> **DATA SUPPLIED**
# sanje2v/DualSuperResLearningForSemSeg

Hardware: AMD Instinct MI355X
Metric: stage-3 train images/sec at 256x512->512x1024 (higher is better)
Workload: dtype f32; 1 GPU; DSRL stage 3 (ResNet-101 OS16 + ASPP + SSSR/SISR decoders + FA loss), full train step, random-init weights, 256x512 input -> 512x1024 logits; global_batch=8, per_gpu_batch=8, parallelism=dp1, optimizer=SGD m0.9 wd5e-4 lr0.006

## Files before the change

dualsuperreslearningforsemseg_amd/_lib.py:

```python
import ctypes as C
import os

import torch

_HERE = os.path.dirname(os.path.abspath(__file__))
LIB_PATH = os.path.join(_HERE, 'libdsrl_hip.so')

fp = C.c_void_p
i32 = C.c_int
i64 = C.c_int64
u64 = C.c_uint64
u32 = C.c_uint32
f32 = C.c_float
sz = C.c_size_t
stream_t = C.c_void_p

_conv_shape = [i32] * 10


class WgradProblem(C.Structure):
    _fields_ = [('x', C.c_void_p), ('dy', C.c_void_p), ('dw', C.c_void_p)] + [(n, C.c_int32) for n in
                ('ldx', 'lddy', 'N', 'H', 'W', 'C', 'K', 'R', 'S', 'stride', 'pad', 'dil')] + [('x_amax', C.c_void_p), ('dy_amax', C.c_void_p)]


PROTOTYPES = {
    'dsrl_version': (i32, []),
    'dsrl_last_error': (C.c_char_p, []),
    'dsrl_device_check': (i32, [C.POINTER(i32)]),
    'dsrl_conv2d_fwd_workspace_bytes': (sz, _conv_shape),
    'dsrl_conv2d_fwd': (i32, [fp, i32, fp, fp, fp, i32] + _conv_shape + [fp, sz, stream_t]),
    'dsrl_conv2d_fwd_stats_parts': (i32, _conv_shape),
    'dsrl_conv2d_fwd_stats': (i32, [fp, i32, fp, fp, fp, i32] + _conv_shape + [fp, sz, fp, i32, stream_t]),
    'dsrl_conv2d_dgrad_workspace_bytes': (sz, _conv_shape),
    'dsrl_conv2d_transposed_filter_floats': (sz, [i32] * 4),
    'dsrl_conv2d_transpose_filter': (i32, [fp, fp, i32, i32, i32, i32, stream_t]),
    'dsrl_conv2d_transpose_filters_batched': (i32, [fp, i32, i64, stream_t]),
    'dsrl_conv2d_filters_amax_segment_floats': (i32, []),
    'dsrl_conv2d_filters_amax_batched': (i32, [fp, i64, stream_t]),
    'dsrl_conv2d_dgrad': (i32, [fp, i32, fp, fp, fp, i32] + _conv_shape + [fp, sz, stream_t]),
    'dsrl_conv2d_dgrad_stats_parts': (i32, _conv_shape),
    'dsrl_conv2d_dgrad_bnstats': (i32, [fp, i32, fp, fp, fp, i32] + _conv_shape + [fp, sz, fp, i32, fp, i32, fp, fp, i32, fp, i32, i32, stream_t]),
    'dsrl_conv2d_dgrad_accumulate': (i32, [fp, i32, fp, fp, fp, i32] + _conv_shape + [fp, sz, stream_t]),
    'dsrl_conv2d_wgrad_workspace_bytes': (sz, _conv_shape),
    'dsrl_conv2d_wgrad': (i32, [fp, i32, fp, i32, fp] + _conv_shape + [fp, sz, stream_t]),
    'dsrl_conv2d_wgrad_group_table_bytes': (sz, [i32]),
    'dsrl_conv2d_wgrad_group_workspace_bytes': (sz, [fp, i32]),
    'dsrl_conv2d_wgrad_group_plan': (i32, [fp, i32, fp, sz, fp, fp, sz]),
    'dsrl_conv2d_wgrad_group_launch': (i32, [fp, fp, stream_t]),
    'dsrl_amax': (i32, [fp, i32, i64, i32, fp, stream_t]),
    'dsrl_conv2d_fwd_amax': (i32, [fp, i32, fp, fp, fp, fp, fp, fp, i32] + _conv_shape + [fp, sz, fp, i32, stream_t]),
    'dsrl_conv2d_dgrad_amax': (i32, [fp, i32, fp, fp, fp, fp, fp, fp, i32] + _conv_shape + [fp, sz, fp, i32, fp, i32, fp, fp, i32, fp, i32, i32, stream_t]),
    'dsrl_conv2d_split_filters_batched': (i32, [fp, i32, i64, stream_t]),
    'dsrl_planes_lo_offset': (sz, [i64]),
    'dsrl_planes_bytes': (sz, [i64, i32]),
    'dsrl_split_planes': (i32, [fp, i32, i64, i32, fp, fp, i32, stream_t]),
    'dsrl_conv2d_filter_planes_batched': (i32, [fp, i32, i64, stream_t]),
    'dsrl_conv2d_fwd_planes': (i32, [fp, i32, fp, fp, fp, fp, fp, fp, fp, fp, i32] + _conv_shape + [fp, sz, fp, i32, stream_t]),
    'dsrl_conv2d_dgrad_planes': (i32, [fp, i32, fp, fp, fp, fp, fp, fp, fp, fp, i32] + _conv_shape + [fp, sz, fp, i32, fp, i32, fp, fp, i32, fp, i32, i32, stream_t]),
    'dsrl_conv2d_dgrad_planes_drop': (i32, [fp, i32, fp, fp, fp, fp, fp, fp, fp, fp, i32] + _conv_shape + [fp, sz, fp, i32, fp, i32, fp, fp, i32, f32, fp, i32, i32, stream_t]),
    'dsrl_conv2d_wgrad_amax': (i32, [fp, i32, fp, fp, i32, fp, fp] + _conv_shape + [fp, sz, stream_t]),
    'dsrl_conv_precision': (i32, [i32]),
    'dsrl_conv2d_inbounds_macs': (i64, _conv_shape),
    'dsrl_conv2d_rowfold_fwd_workspace_bytes': (sz, [i32] * 9),
    'dsrl_conv2d_rowfold_fwd': (i32, [fp, i32, fp, fp, fp, i32] + [i32] * 9 + [i64, fp, sz, stream_t]),
    'dsrl_conv2d_rowfold_wgrad_workspace_bytes': (sz, [i32] * 9),
    'dsrl_conv2d_rowfold_wgrad': (i32, [fp, i32, fp, i32, fp] + [i32] * 9 + [i64, fp, sz, stream_t]),
    'dsrl_pad_image_nhwc': (i32, [fp, i64, i64, i64, i64, fp] + [i32] * 9 + [stream_t]),
    'dsrl_colsum_workspace_bytes': (sz, [i64, i32]),
    'dsrl_colsum': (i32, [fp, i32, i64, i32, fp, fp, sz, stream_t]),
    'dsrl_bn_workspace_bytes': (sz, [i64, i32]),
# ... 122 lines not shown
```

dualsuperreslearningforsemseg_amd/command_handlers/train_or_resume.py:

```python
import glob
import os
from datetime import datetime

import torch as t
import torch.distributed as dist

from .. import functional as HF
from .. import settings
from ..ddp import FlatParams
from ..models import DSRL
from ..models.losses import FALoss


def isCUDAdevice(device):
    return device.casefold() == 'gpu'


def polynomial_lr(base_lr, end_lr, epoch, max_decay_steps, power):
    if epoch <= 0:
        return base_lr
    return (base_lr - end_lr) * ((1. - epoch / max_decay_steps) ** power) + end_lr
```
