# CederGroupHub/smol

Measured on AMD Instinct MI355X. Metric: attempted MC flips/s (node) + ns/flip/replica, 4096-site FCC canonical, higher is better.
Workload: dtype f64

## Files before the change

smol_amd/csrc/mc_lean.h:

```cpp
#pragma once
#include "smolmc_common.h"

template <int CTRL> __device__ __forceinline__ double dpp_xor_add(double v) {
    const int lo = __builtin_amdgcn_update_dpp(__double2loint(v), __double2loint(v), CTRL, 0xf, 0xf, true);
    const int hi = __builtin_amdgcn_update_dpp(__double2hiint(v), __double2hiint(v), CTRL, 0xf, 0xf, true);
    return v + __hiloint2double(hi, lo);
}
__device__ __forceinline__ double wave_sum_all(double v) {
    v = dpp_xor_add<0xB1>(v);
    v = dpp_xor_add<0x4E>(v);
    v = dpp_xor_add<0x141>(v);
    v = dpp_xor_add<0x140>(v);
    {
        const unsigned lo = (unsigned)__double2loint(v), hi = (unsigned)__double2hiint(v);
        const auto a = __builtin_amdgcn_permlane16_swap(lo, lo, false, false);
        const auto b = __builtin_amdgcn_permlane16_swap(hi, hi, false, false);
        v = __hiloint2double((int)b[0], (int)a[0]) + __hiloint2double((int)b[1], (int)a[1]);
    }
    {
        const unsigned lo = (unsigned)__double2loint(v), hi = (unsigned)__double2hiint(v);
        const auto a = __builtin_amdgcn_permlane32_swap(lo, lo, false, false);
        const auto b = __builtin_amdgcn_permlane32_swap(hi, hi, false, false);
        v = __hiloint2double((int)b[0], (int)a[0]) + __hiloint2double((int)b[1], (int)a[1]);
    }
    return v;
}

template <int CTRL> __device__ __forceinline__ float dpp_add_f32(float v) {
    const int t = __builtin_amdgcn_update_dpp(0, __float_as_int(v), CTRL, 0xf, 0xf, true);
    return v + __int_as_float(t);
}
__device__ __forceinline__ float wave_sum_f32_uniform(float v) {
    v = dpp_add_f32<0xB1>(v);
    v = dpp_add_f32<0x4E>(v);
    v = dpp_add_f32<0x141>(v);
    v = dpp_add_f32<0x140>(v);
    float total;
    asm volatile("s_nop 1\n\t"
                 "v_add_f32_dpp %1, %1, %1 row_bcast:15 row_mask:0xa bank_mask:0xf\n\t"
                 "s_nop 1\n\t"
                 "v_add_f32_dpp %1, %1, %1 row_bcast:31 row_mask:0xc bank_mask:0xf\n\t"
                 "s_nop 1\n\t"
                 "v_readlane_b32 %0, %1, 63\n\t"
                 "s_nop 1"
                 : "=s"(total), "+v"(v));
    return total;
}


__device__ __forceinline__ double lean_ewald_partial(const LeanParams &P, const uint8_t *occ, int lane,
                                                     int s, int swa, int swm, int swb) {
    const double *g = P.ew_G + (size_t)s * P.ew_nact;
    const int W = P.ew_W, na = P.ew_nact;
    double out = 0;
    for (int j0 = lane; j0 < na; j0 += 64 * 8) {
        int k[8];
        double gk[8], q[8];
#pragma unroll
        for (int u = 0; u < 8; ++u) {
            const int jj = min(j0 + 64 * u, na - 1);
            k[u] = P.ew_act[jj];
            gk[u] = g[jj];
        }
#pragma unroll
        for (int u = 0; u < 8; ++u)
            q[u] = P.ew_qs[(size_t)k[u] * W + (int)occ[lean_swz(k[u], swa, swm, swb)]];
#pragma unroll
        for (int u = 0; u < 8; ++u)
            out = fma((j0 + 64 * u < na && k[u] != s) ? q[u] : 0.0, gk[u], out);
    }
    return out;
}

template <int FOOT = 2, bool PRE = false>
__device__ __forceinline__ void field_apply(const LeanParams &P, double *phi, int lane, int s, double dq,
                                            const uint32_t (&e0)[27], const bool have_e0) {
    const int js = s - P.sbase;
    const double keep = phi[js];
    const LeanParamsKernarg Q = rare_params();
    const unsigned char *gx = (const unsigned char *)Q->ew_gx;
    if (gx != nullptr) {
        const uint32_t *E8 = Q->ew_E8;
        const uint32_t s8[1] = {Q->ew_S8[js]};
        const double d[1] = {dq};
        if (PRE && have_e0) field_sweep_gx_pre27(phi, E8, gx, lane, P.ew_nact, s8, d, e0);
        else field_sweep_gx_multi<1, FOOT>(phi, E8, gx, lane, P.ew_nact, s8, d);
    } else {
        const double *g = P.ew_G + (size_t)s * P.ew_nact;
        field_sweep<false>(phi, g, g, lane, P.ew_nact, dq, 0.0);
    }
    phi[js] = keep;
}

template <int FOOT = 2>
__device__ __forceinline__ void field_apply(const LeanParams &P, double *phi, int lane, int s, double dq) {
    const uint32_t none[27] = {};
    field_apply<FOOT, false>(P, phi, lane, s, dq, none, false);
}

template <int FOOT = 1, bool FEW = false>
__device__ __forceinline__ void field_apply_flips(double *phi, int lane, int nfl, int vsite, double vdq) {
    const LeanParamsKernarg Q = rare_params();

    const unsigned char *gx = (const unsigned char *)Q->ew_gx;
    auto site_of = [&](int f) { return (int)rdlane((uint32_t)vsite, f); };
    auto dq_of = [&](int f) {
        return __hiloint2double((int)rdlane((uint32_t)__double2hiint(vdq), f), (int)rdlane((uint32_t)__double2loint(vdq), f));
    };
    const int sb = Q->sbase, na = Q->ew_nact;
    if (gx == nullptr) {
        const double *G = Q->ew_G;
        for (int f = 0; f < nfl; ++f) {
            const double dqf = dq_of(f);
            if (dqf == 0.0) continue;
            const double *g = G + (size_t)site_of(f) * na;
            field_sweep<false>(phi, g, g, lane, na, dqf, 0.0);
        }
        return;
    }
    const uint32_t *E8 = Q->ew_E8, *S8 = Q->ew_S8;
    for (int f0 = 0; f0 < nfl; f0 += 4) {
        const int n = min(4, nfl - f0);
        uint32_t s8[4];
        double dq[4];
#pragma unroll
        for (int k = 0; k < 4; ++k) {
            const int f = k < n ? f0 + k : f0;
            s8[k] = S8[site_of(f) - sb];
            dq[k] = k < n ? dq_of(f) : 0.0;
        }
        if (FEW && n <= 3) {
            const uint32_t a[3] = {s8[0], s8[1], s8[2]};
            const double d[3] = {dq[0], dq[1], dq[2]};
            field_sweep_gx_multi<3, FOOT>(phi, E8, gx, lane, na, a, d);
        } else if (n == 1) {
            const uint32_t a[1] = {s8[0]};
            const double d[1] = {dq[0]};
            field_sweep_gx_multi<1, FOOT>(phi, E8, gx, lane, na, a, d);
        } else if (n == 2) {
            const uint32_t a[2] = {s8[0], s8[1]};
            const double d[2] = {dq[0], dq[1]};
            field_sweep_gx_multi<2, FOOT>(phi, E8, gx, lane, na, a, d);
        } else if (n == 3) {
            const uint32_t a[3] = {s8[0], s8[1], s8[2]};
            const double d[3] = {dq[0], dq[1], dq[2]};
            field_sweep_gx_multi<3, FOOT>(phi, E8, gx, lane, na, a, d);
        } else {
            field_sweep_gx_multi<4, FOOT>(phi, E8, gx, lane, na, s8, dq);
        }
    }
}

template <int FOOT = 1>
__device__ __forceinline__ void field_apply2(const LeanParams &P, double *phi, int lane, int s1, double dq1,
                                             int s2, double dq2) {
    const int j1 = s1 - P.sbase, j2 = s2 - P.sbase;
    const LeanParamsKernarg Q = rare_params();
    const unsigned char *gx = (const unsigned char *)Q->ew_gx;
    if (gx != nullptr) {
        const uint32_t *E8 = Q->ew_E8, *S8 = Q->ew_S8;
        const uint32_t s8[2] = {S8[j1], S8[j2]};
        const double d[2] = {dq1, dq2};
        field_sweep_gx_multi<2, FOOT>(phi, E8, gx, lane, P.ew_nact, s8, d);
        return;
    }
    const double *g1 = P.ew_G + (size_t)s1 * P.ew_nact, *g2 = P.ew_G + (size_t)s2 * P.ew_nact;
    const double keep1 = phi[j1], keep2 = phi[j2];
    const double c12 = g2[j1], c21 = g1[j2];
    field_sweep<true>(phi, g1, g2, lane, P.ew_nact, dq1, dq2);
    if (j1 != j2) {
        phi[j1] = fma(dq2, c12, keep1);
        phi[j2] = fma(dq1, c21, keep2);
    } else {
        phi[j1] = keep1;
    }
}

__device__ __forceinline__ uint32_t bounded(uint32_t a, uint32_t lim) {
#ifdef SMOLMC_BOUNDS
    if (a >= lim) __builtin_trap();
#else
    (void)lim;
#endif
    return a;
}
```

> **WORK ITEM**
Nothing but a number is asked for: how many lines of the records contain the word "Workload"?

> **SOLUTION**
2